The pleasure we derived from that video eclipsed the twinges of sadness that confronting the 39-year-old event brought on. “We could have gone to see it,” said my wife —although we never thought of going at the time. But she was right: at that point, we had no children to babysit or cats to mind. How many other momentous concerts should we have gone to see that we sold ourselves short on? John Prine at Massey Hall? Leonard Cohen at the K-Rock Centre? How many other memorable life experiences had we passed up?
But because we enjoyed the concert so much, were we now to stand accused of wallowing in that nword, the last refuge of the culturally bereft: nostalgia? Were we just like audiences in those fundraising specials on PBS—plied with tired, bald and overweight performers dragged onstage from nursing homes, operating rooms, cemeteries and pickling jars, to sing again that one song that made them famous? All served with the assurance that this was the greatest music ever, and with the certain knowledge that hearing it will generate warm feelings and shake loose donations. (Not that I have anything against PBS: I have enjoyed The Highwaymen Live at Nassau County Coliseum many times courtesy of PBS fundraising campaigns.)

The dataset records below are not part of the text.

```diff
@@ -611,9 +719,9 @@
 template <bool PYR>
 MRE_DEV float nw_search_move_impl(ModelP M, Sm& s, int l) {
   MRE_DBG_T0();
-  const NwLane c = nw_lane(M, s, l);
+  const NwLane c = nw_lane(s, l);
+  const NwOptWords ow = nw_opt_read(s);
   const int nefc = s.nefc, ncon = s.ncon, nscalar = 7 + s.nl;
-  const float tol = M->opt_rec.tolerance, mu_scale = c.mu_scale;
   const bool on = l < NV && c.lact;
   const float fs = on ? s.qfrc_smooth[l] : 0.f, as = on ? s.qacc_smooth[l] : 0.f;
   float qa = on ? s.qacc[l] : 0.f, Ma = on ? s.nw_Ma[l] : 0.f;
@@ -621,6 +729,8 @@
   const float Mv = on ? nw_mulM(s, l, c.mdiag, s.nw_search) : 0.f;
   for (int i = l; i < nefc; i += 64) s.jv[i] = row_dot(s, i, s.nw_search);
   MRE_SYNC();
+  const NwOpt o = nw_opt(M, s, ow);
+  const float tol = o.tol, mu_scale = o.mu_scale;
   MRE_DBG_STAMP(7, 0);
   const float snorm = sqrtf(wave_sum(sv * sv));
   float alpha = 0.f;
@@ -628,7 +738,7 @@
   int dbg_nev = 0;
 #endif
   if (snorm >= kMinVal) {
-    const float gtol_abs = tol * NW_LS_TOL * snorm / c.scale;
+    const float gtol_abs = tol * NW_LS_TOL * snorm / o.scale;
     float g0 = 0.5f * (Ma - fs) * (qa - as), g1 = sv * (Ma - fs), g2 = 0.5f * sv * Mv;
     wave_sum3(g0, g1, g2);
     float sq0 = 0.f, sq1 = 0.f, sq2 = 0.f, sj = 0.f, svv = 0.f;
@@ -750,7 +860,8 @@
   if (l < NVP) { s.qacc[l] = qa; s.nw_Ma[l] = Ma; }
   for (int i = l; i < nefc; i += 64) s.jar[i] = fmaf(alpha, s.jv[i], s.jar[i]);
   MRE_SYNC();
-  const float cost = nw_update_gradient<PYR>(s, l, c, nscalar, ncon);
+  NW_UG_STAMP(13, 3);
+  const float cost = nw_update_gradient<PYR, 13>(s, l, c, o, nscalar, ncon NW_DBG_CLOCK);
   const float gr = l < NVP ? s.nw_grad[l] : 0.f;
   const float gn = sqrtf(wave_sum(gr * gr));
   if (l == 0) s.scratch[1] = gn;
@@ -773,14 +884,11 @@
 #define NW_STAMP(k) do {} while (0)
 MRE_DEV void newton_solve(ModelP M, Sm& s, int l) {
 #endif
-  const float tol = M->opt_rec.tolerance;
-  const int max_iter = M->opt_rec.iterations;
+  const NwOpt o = nw_opt(M, s);
+  const float tol = o.tol, scale = o.scale;
+  const int max_iter = o.iterations;
   const int nscalar = 7 + s.nl, ncon = s.ncon;
-  float msum = M->opt_rec.M0_diag_robot_sum;
-  for (int p = 0; p < s.nprops; p++)
-    msum += 3.f * s.prop_mass[p] + s.prop_inertia[p][0] + s.prop_inertia[p][1] + s.prop_inertia[p][2];
-  const float scale = 1.0f / msum;
-  const bool pyr = M->opt_rec.cone == 0;
+  const bool pyr = o.cone == 0;
   if (pyr) nw_setup_pyramidal(M, s, l);
   else nw_setup(M, s, l);
   NW_STAMP(0);
@@ -850,6 +958,7 @@
   double* const fcon = drow + MAXROW;
   double* const a64 = reinterpret_cast<double*>(&s.nw_Mv[0]);
   const int nscalar = 7 + s.nl, ncon = s.ncon;
+  const int cone = nw_opt(M, s).cone;
   constexpr int F0 = GRIP_BODY0 - 1;
   int nrc = 0;
   bool full = false;
@@ -885,7 +994,7 @@
 #pragma unroll
       for (int t = 0; t < 9; t++) o[t] = 0.0;
       o[9] = (double)rs;
-      if (M->opt_rec.cone == 0) {
+      if (cone == 0) {
         const double e[4] = {j[0] + fr * j[1], j[0] - fr * j[1], j[0] + fr * j[2], j[0] - fr * j[2]};
         double a[4], n[4];
 #pragma unroll
```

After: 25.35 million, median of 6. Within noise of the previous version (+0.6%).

It was the great philosopher Harrison Ford who said: “I don’t do nostalgia. It just doesn’t occur to me. I’m living in the moment, and I don’t have that gene.” I think that’s being a little too tough, While nostalgia may receive a rap for association with false memories of an idyllic past, and may only serve to make some people sad about their present circumstances, it can also bring back warm memories of younger and less stressful times. Someone else once said “nostalgia is the intimate refuge of every man and every woman in a world seemingly gone mad,” A little nostalgia, however sentimental it may seem, can be a legitimate tonic to help us get through these tough COVID-19 times.
Besides, what is or is not nostalgia is entirely subjective: one person’s maudlin sentimentality is another person’s stirring passion. Or as Paul Simon might put it, one man’s ceiling is another man’s floor.
So you know where my wife and I will be on September 21, 2021. We’ll be going to Scarborough Fair. And we won’t be ashamed of it.